Branch Prediction
Branch prediction is the CPU’s guess about whether a conditional branch will be taken, made early so the pipeline can keep fetching instructions down the predicted path.
First saw this idea in ECE222; heard George Hotz talk about it.
Why don't GPUs have branch prediction?
Because GPUs are built around a different bet: run tons of threads in parallel and hide latency, instead of making one thread run as fast as possible. Classic branch prediction is mostly a CPU trick for single-thread performance.
Difference with Speculative Execution?
Branch prediction is the guess (“will this branch be taken?”). Speculative execution is what the CPU does with that guess: actually running instructions down the predicted path into a renamed register set, ready to roll back if the guess was wrong. Prediction feeds speculation.
Speculation is also broader: value speculation speculates on a load’s result, not a branch. Branch prediction is just the most important case.
From ECE459 L07
If a pipelined CPU hits a branch, it can’t know the next instruction until the branch nearly finishes. This breaks Pipelining, which gave us really really good speedup.
How branch prediction affects pipelining
- Guess right → save time
- Guess wrong → flush the pipeline. The deeper the pipeline, the higher the miss penalty.

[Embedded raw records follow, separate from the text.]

PROTOTYPES = {
    "p3d_abi_version": (C.c_int, []),
    "p3d_last_error": (C.c_char_p, []),
    "p3d_device_count": (C.c_int, [C.POINTER(C.c_int)]),
    "p3d_shape_supported": (C.c_int, [C.c_int, C.c_int]),
    "p3d_plan_create": (C.c_int, [C.POINTER(C.c_void_p), C.c_int, C.c_int, C.c_int, C.c_int]),
    "p3d_plan_destroy": (C.c_int, [C.c_void_p]),
    "p3d_malloc": (C.c_int, [C.c_void_p, C.POINTER(C.c_void_p), C.c_size_t]),
    "p3d_free": (C.c_int, [C.c_void_p, C.c_void_p]),
    "p3d_host_alloc": (C.c_int, [C.POINTER(C.c_void_p), C.c_size_t]),
    "p3d_host_free": (C.c_int, [C.c_void_p]),
    "p3d_memcpy_h2d": (C.c_int, [C.c_void_p, C.c_void_p, C.c_void_p, C.c_size_t]),
    "p3d_memcpy_d2h": (C.c_int, [C.c_void_p, C.c_void_p, C.c_void_p, C.c_size_t]),
    "p3d_fft2_c64_dev": (C.c_int, [C.c_void_p, C.c_void_p, C.c_void_p, C.c_int, C.c_int]),
    "p3d_fft2_c64": (C.c_int, [C.c_void_p, C.c_void_p, C.c_void_p, C.c_int, C.c_int]),
    "p3d_fft2_shrink_c64": (C.c_int, [C.c_void_p, C.c_void_p, C.c_void_p, C.c_int, C.c_void_p, C.c_int]),
    "p3d_pocs_stats_dev": (C.c_int, [C.c_void_p, C.c_void_p, C.c_int, C.c_int, C.c_void_p]),
    "p3d_runtime_info": (C.c_int, [C.POINTER(C.c_int), C.POINTER(C.c_int)]),
    "p3d_plan64_create": (C.c_int, [C.POINTER(C.c_void_p), C.c_int, C.c_int, C.c_int, C.c_int]),
    "p3d_plan64_destroy": (C.c_int, [C.c_void_p]),
    "p3d_pocs64_stats": (C.c_int, [C.c_void_p, C.c_void_p, C.c_int, C.c_int, C.c_void_p]),
    "p3d_fft2_c128": (C.c_int, [C.c_void_p, C.c_void_p, C.c_void_p, C.c_int, C.c_int]),
    "p3d_pocs64_run": (C.c_int, [C.c_void_p, C.c_void_p, C.c_int, C.c_void_p, C.c_void_p, C.c_void_p, C.POINTER(PocsParams), C.c_void_p, C.c_int,
                                 C.c_void_p, C.c_void_p, C.POINTER(C.c_double)]),
    "p3d_pocs64_percentile": (C.c_int, [C.c_void_p, C.c_void_p, C.c_int, C.c_void_p, C.c_void_p]),
    "p3d_pocs64_sorted_spectrum": (C.c_int, [C.c_void_p, C.c_void_p, C.c_int, C.c_int, C.c_void_p]),
    "p3d_pocs64_data_driven_pick": (C.c_int, [C.c_void_p, C.c_int, C.c_int, C.c_void_p, C.c_void_p, C.c_void_p]),
    "p3d_dct2_c128": (C.c_int, [C.c_void_p, C.c_void_p, C.c_void_p, C.c_int, C.c_int, C.c_int]),
    "p3d_pocs64_dct_stats": (C.c_int, [C.c_void_p, C.c_void_p, C.c_int, C.c_int, C.c_void_p, C.c_int]),
    "p3d_pocs64_dct_run": (C.c_int, [C.c_void_p, C.c_void_p, C.c_int, C.c_void_p, C.c_void_p, C.c_void_p, C.POINTER(PocsParams), C.c_void_p, C.c_int,
                                     C.c_void_p, C.c_void_p, C.POINTER(C.c_double), C.c_int]),
    "p3d_dev_malloc": (C.c_int, [C.c_int, C.POINTER(C.c_void_p), C.c_size_t]),
    "p3d_dev_free": (C.c_int, [C.c_void_p]),
    "p3d_dev_memcpy": (C.c_int, [C.c_int, C.c_void_p, C.c_void_p, C.c_size_t, C.c_int]),
    "p3d_dev_memset": (C.c_int, [C.c_int, C.c_void_p, C.c_int, C.c_size_t]),
    "p3d_dev_synchronize": (C.c_int, [C.c_int]),
    "p3d_dev_mem_info": (C.c_int, [C.c_int, C.POINTER(C.c_size_t), C.POINTER(C.c_size_t)]),
    "p3d_host_register": (C.c_int, [C.c_void_p, C.c_size_t]),
    "p3d_host_unregister": (C.c_int, [C.c_void_p]),
    "p3d_pocs_prime_dev": (C.c_int, [C.c_void_p, C.c_void_p, C.c_int, C.c_void_p, C.c_int, C.c_void_p]),
    "p3d_pocs_stats": (C.c_int, [C.c_void_p, C.c_void_p, C.c_int, C.c_int, C.c_void_p]),
    "p3d_pocs_sorted_spectrum": (C.c_int, [C.c_void_p, C.c_void_p, C.c_int, C.c_void_p]),
    "p3d_pocs_data_driven_pick": (C.c_int, [C.c_void_p, C.c_int, C.c_int, C.c_void_p, C.c_void_p, C.c_void_p]),
    "p3d_pocs_run_dev": (C.c_int, [C.c_void_p, C.c_void_p, C.c_int, C.c_void_p, C.c_void_p, C.c_void_p,
                                   C.POINTER(PocsParams), C.c_void_p, C.c_int, C.c_void_p, C.c_void_p,
                                   C.POINTER(C.c_double)]),
    "p3d_dct2_c64_dev": (C.c_int, [C.c_void_p, C.c_void_p, C.c_void_p, C.c_int, C.c_int, C.c_int]),
    "p3d_dct2_c64": (C.c_int, [C.c_void_p, C.c_void_p, C.c_void_p, C.c_int, C.c_int, C.c_int]),
    "p3d_dct_shrink_c64": (C.c_int, [C.c_void_p, C.c_void_p, C.c_void_p, C.c_int, C.c_void_p, C.c_int, C.c_int]),
    "p3d_pocs_dct_stats_dev": (C.c_int, [C.c_void_p, C.c_void_p, C.c_int, C.c_int, C.c_void_p, C.c_int]),
    "p3d_pocs_dct_stats": (C.c_int, [C.c_void_p, C.c_void_p, C.c_int, C.c_int, C.c_void_p, C.c_int]),
    "p3d_pocs_dct_run_dev": (C.c_int, [C.c_void_p, C.c_void_p, C.c_int, C.c_void_p, C.c_void_p, C.c_void_p,
                                   C.POINTER(PocsParams), C.c_void_p, C.c_int, C.c_void_p, C.c_void_p,
                                   C.POINTER(C.c_double), C.c_int]),
    "p3d_pocs_dct_run": (C.c_int, [C.c_void_p, C.c_void_p, C.c_int, C.c_void_p, C.c_void_p, C.c_void_p,
                                   C.POINTER(PocsParams), C.c_void_p, C.c_int, C.c_void_p, C.c_void_p,
                                   C.POINTER(C.c_double), C.c_int]),
    "p3d_pocs_run": (C.c_int, [C.c_void_p, C.c_void_p, C.c_int, C.c_void_p, C.c_void_p, C.c_void_p,
                               C.POINTER(PocsParams), C.c_void_p, C.c_int, C.c_void_p, C.c_void_p,
                               C.POINTER(C.c_double)]),
    "p3d_patch_plan_create": (C.c_int, [C.POINTER(C.c_void_p), C.c_void_p, C.c_int, C.c_int, C.c_void_p, C.c_int, C.c_void_p, C.c_int, C.c_void_p, C.c_void_p,
                                        C.c_int]),
    "p3d_patch_plan_destroy": (C.c_int, [C.c_void_p]),
    "p3d_patch_plan_info": (C.c_int, [C.c_void_p, C.POINTER(C.c_int), C.POINTER(C.c_int), C.POINTER(C.c_int)]),
    "p3d_patch_gather_dev": (C.c_int, [C.c_void_p, C.c_void_p, C.c_int, C.c_int, C.c_void_p]),
    "p3d_patch_mask_dev": (C.c_int, [C.c_void_p, C.c_void_p, C.c_int, C.c_int, C.c_void_p, C.POINTER(C.c_int)]),
    "p3d_patch_route": (C.c_int, [C.c_void_p, C.POINTER(PocsParams), C.POINTER(C.c_int)]),
    "p3d_patch_run_dev": (C.c_int, [C.c_void_p, C.c_void_p, C.c_int, C.c_void_p, C.c_void_p, C.POINTER(PocsParams), C.c_void_p, C.c_int, C.c_void_p,
                                    C.c_void_p, C.POINTER(C.c_double)]),
    "p3d_patch_dct_route": (C.c_int, [C.c_void_p, C.POINTER(PocsParams), C.c_int, C.POINTER(C.c_int)]),
    "p3d_patch_dct_run_dev": (C.c_int, [C.c_void_p, C.c_void_p, C.c_int, C.c_void_p, C.c_void_p, C.POINTER(PocsParams), C.c_int, C.c_void_p, C.c_int, C.c_void_p,
                                        C.c_void_p, C.POINTER(C.c_double)]),
    "p3d_patch_blend_dev": (C.c_int, [C.c_void_p, C.c_void_p, C.c_int, C.c_void_p, C.c_void_p, C.c_int]),
    "p3d_multi_stats": (C.c_int, [C.c_int, C.c_void_p, C.c_int, C.c_int, C.c_void_p, C.c_int, C.c_int, C.c_void_p]),
    "p3d_multi_run": (C.c_int, [C.c_int, C.c_void_p, C.c_int, C.c_int, C.c_void_p, C.c_int, C.c_void_p, C.c_void_p, C.c_void_p,
                                C.POINTER(PocsParams), C.c_void_p, C.c_int, C.c_void_p, C.c_void_p]),
    "p3d_time2freq": (C.c_int, [C.c_int, C.c_void_p, C.c_int, C.c_size_t, C.c_double, C.c_double, C.c_int, C.c_int, C.c_void_p,
                                C.c_void_p]),
    "p3d_freq2time": (C.c_int, [C.c_int, C.c_void_p, C.c_int, C.c_void_p, C.c_size_t, C.c_double, C.c_double, C.c_int, C.c_int,
                                C.c_void_p]),
    "p3d_time2freq_dev": (C.c_int, [C.c_int, C.c_void_p, C.c_int, C.c_size_t, C.c_double, C.c_double, C.c_int, C.c_int, C.c_void_p,
                                    C.c_void_p]),
    "p3d_freq2time_dev": (C.c_int, [C.c_int, C.c_void_p, C.c_int, C.c_void_p, C.c_size_t, C.c_double, C.c_double, C.c_int, C.c_int,
                                    C.c_void_p]),
    "p3d_last_sparsity": (C.c_int, [C.c_void_p, C.POINTER(C.c_double)]),
    "p3d_smooth_gaussian": (C.c_int, [C.c_int, C.c_void_p, C.c_size_t, C.c_int, C.c_int, C.c_double, C.c_double, C.c_void_p]),
    "p3d_smooth_median": (C.c_int, [C.c_int, C.c_void_p, C.c_size_t, C.c_int, C.c_int, C.c_int, C.c_void_p]),
# ... 89 lines not shown
    "p3d_shearlet_transform_c64": (C.c_int, [C.c_void_p, C.c_void_p, C.c_void_p, C.c_int]),
    "p3d_shearlet_inverse_c64": (C.c_int, [C.c_void_p, C.c_void_p, C.c_void_p, C.c_int]),
    "p3d_shearlet_stats": (C.c_int, [C.c_void_p, C.c_void_p, C.c_int, C.c_int, C.c_void_p]),
    "p3d_shearlet_run": (C.c_int, [C.c_void_p, C.c_void_p, C.c_int, C.c_void_p, C.c_void_p, C.c_void_p, C.POINTER(PocsParams),
                                   C.c_void_p, C.c_int, C.c_void_p, C.c_void_p, C.POINTER(C.c_double)]),
}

Cartoon model (20% branches, 1 cycle for non-branch / correct branch, 20 cycles for misprediction):
- No prediction:
0.8·1 + 0.2·20 = 4.8cycles/inst. - Perfect:
1.0cycle/inst, a 4.8× speedup.
Evolution of branch predictors
All cycle counts come from the cartoon model above.
1. Predict taken (~70% → 2.14 cycles/inst). Just guess “taken” for every branch. No hardware state at all.

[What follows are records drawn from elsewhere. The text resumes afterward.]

__global__ void __launch_bounds__(256) gemm_splitk_combine_kernel(const GemmParams p, int tail_tiles) {
  const int block_n = p.block_n, quads = block_n >> 2;
  const long long total = static_cast<long long>(tail_tiles) * 256 * quads;
  for (long long i = blockIdx.x * static_cast<long long>(blockDim.x) + threadIdx.x; i < total;
       i += static_cast<long long>(gridDim.x) * blockDim.x) {
    const int cq = static_cast<int>(i % quads) * 4;
    const long long rr = i / quads;
    const int r = static_cast<int>(rr & 255);
    const int t = static_cast<int>(rr >> 8);
    int m_tile, n_tile;
    tile_coords(p.sk_full + t, p.num_m_tiles, p.num_n_tiles, m_tile, n_tile);
    const int row = m_tile * 256 + r, col = n_tile * block_n + cq;
    if (row >= p.M || col >= p.N) continue;
    float4 a = make_float4(0.f, 0.f, 0.f, 0.f);
    for (int sg = 0; sg < p.sk_ns; ++sg) {
      const float4 v = *reinterpret_cast<const float4*>(p.sk_ws + ((static_cast<long long>(t) * p.sk_ns + sg) * 256 + r) * block_n + cq);
      a.x += v.x; a.y += v.y; a.z += v.z; a.w += v.w;
    }
    if (p.bias) {
      const float4 b = __ldg(reinterpret_cast<const float4*>(p.bias + col));
      a.x += b.x; a.y += b.y; a.z += b.z; a.w += b.w;
    }
    float4 g = make_float4(1.f, 1.f, 1.f, 1.f);
    if (p.gate) {
      const long long tok = p.tok_idx ? p.tok_idx[row] : 0;
      g = __ldg(reinterpret_cast<const float4*>(p.gate + tok * p.gate_ld + col));
    }
    float4* xp = reinterpret_cast<float4*>(reinterpret_cast<float*>(p.out) + static_cast<long long>(row) * p.ldo + col);
    float4 x = *xp;
    x.x += a.x * g.x; x.y += a.y * g.y; x.z += a.z * g.z; x.w += a.w * g.w;
// ... 26 lines not shown
}

static int pair_block_n(int M, int N, int clusters) {
  (void)M;
  (void)clusters;
  return N >= 256 ? 256 : ((N + 31) / 32) * 32;
}

template <typename Kern>
static int pair_max_clusters(Kern kern) {
  cudaLaunchConfig_t cfg = {};
  cfg.gridDim = dim3(2 * (sm_count() / 2));
  cfg.blockDim = dim3(GEMM_THREADS);
  cfg.dynamicSmemBytes = GEMM_SMEM_BYTES;
  cudaLaunchAttribute attr;
  attr.id = cudaLaunchAttributeClusterDimension;
  attr.val.clusterDim.x = 2;
  attr.val.clusterDim.y = 1;
  attr.val.clusterDim.z = 1;
  cfg.attrs = &attr;
  cfg.numAttrs = 1;
  int n = 0;
  if (cudaOccupancyMaxActiveClusters(&n, kern, &cfg) != cudaSuccess || n <= 0) {
    (void)cudaGetLastError();
    n = sm_count() / 2;
  }
  return n;
}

Why it works: loops dominate real programs, and loop branches are almost always taken.
2. BTFNT, Backwards Taken, Forwards Not Taken (~80% → 1.76). Look at the branch target address.
- Backwards branch (target < current) → predict taken (likely a loop back-edge)
- Forwards branch (target > current) → predict not taken (likely an error/exception path)
Used by PPC 601 (1993) and 603. Still static: same prediction every time.
3. 1-bit dynamic (~85% → 1.57). Start using runtime behavior. Each branch gets a 1-bit table entry: “was this taken last time?“. Predict same as last time. Indexed by low bits of the branch address (aliasing possible when two branches hash to the same entry).
Problem: a loop of N iterations mispredicts twice: once entering (the previous run ended “not taken”) and once exiting. DEC EV4 (1992), MIPS R8000 (1994).
4. 2-bit saturating counter (~90% → 1.38). Each entry is a counter 00–11. Taken → increment (saturate at 11), Not-taken → decrement (saturate at 00). Predict taken if counter ≥ 10.
state: 11 (strongly taken) → 10 (weakly taken) → 01 (weakly not) → 00 (strongly not)
Needs two wrong guesses in a row to flip prediction, so one anomaly (e.g.
TTTTNT) doesn’t cost a double misprediction. LLNL S-1 (1977) through Intel Pentium (1993).
5. Two-level adaptive, global (~93% → 1.27). The counter schemes still make the same prediction every visit to a branch. But some branches depend on recent history, e.g. for (i = 0; i < 3; ++i) has pattern TTN, TTN, TTN.... Solution: keep a shift register of the last N branch outcomes (the branch history), combine with the branch address to index the counter table.
(branch address | global history) → table of 2-bit counters → predict
Shared global history handles cross-branch correlations. Pentium MMX (1996, 4-bit global history).
6. Two-level adaptive, local (~94% → 1.23). Same idea, but keep a separate history per branch. Each branch’s own pattern indexes its own counter.
More accurate when branches have independent patterns, at the cost of more hardware. Pentium Pro (1996), II (1997), III (1999).
7. gshare. Instead of concatenating address + history (which uses bits inefficiently), XOR them. Same accuracy, cleaner hardware.
Modern branch prediction
After this point, more sophisticated predictors handle aliasing (different branches mapping to the same table entry) but gains are small; we’re close to the ceiling.
gcc’slikely()/unlikely()hints rearrange instructions per your prediction. Experiment in the slides: no measurable benefit, slight penalty when wrong. Don’t try to outsmart the compiler.
Aliasing in prediction tables (different branches mapping to the same entry) is still a concern but modern CPUs handle it well.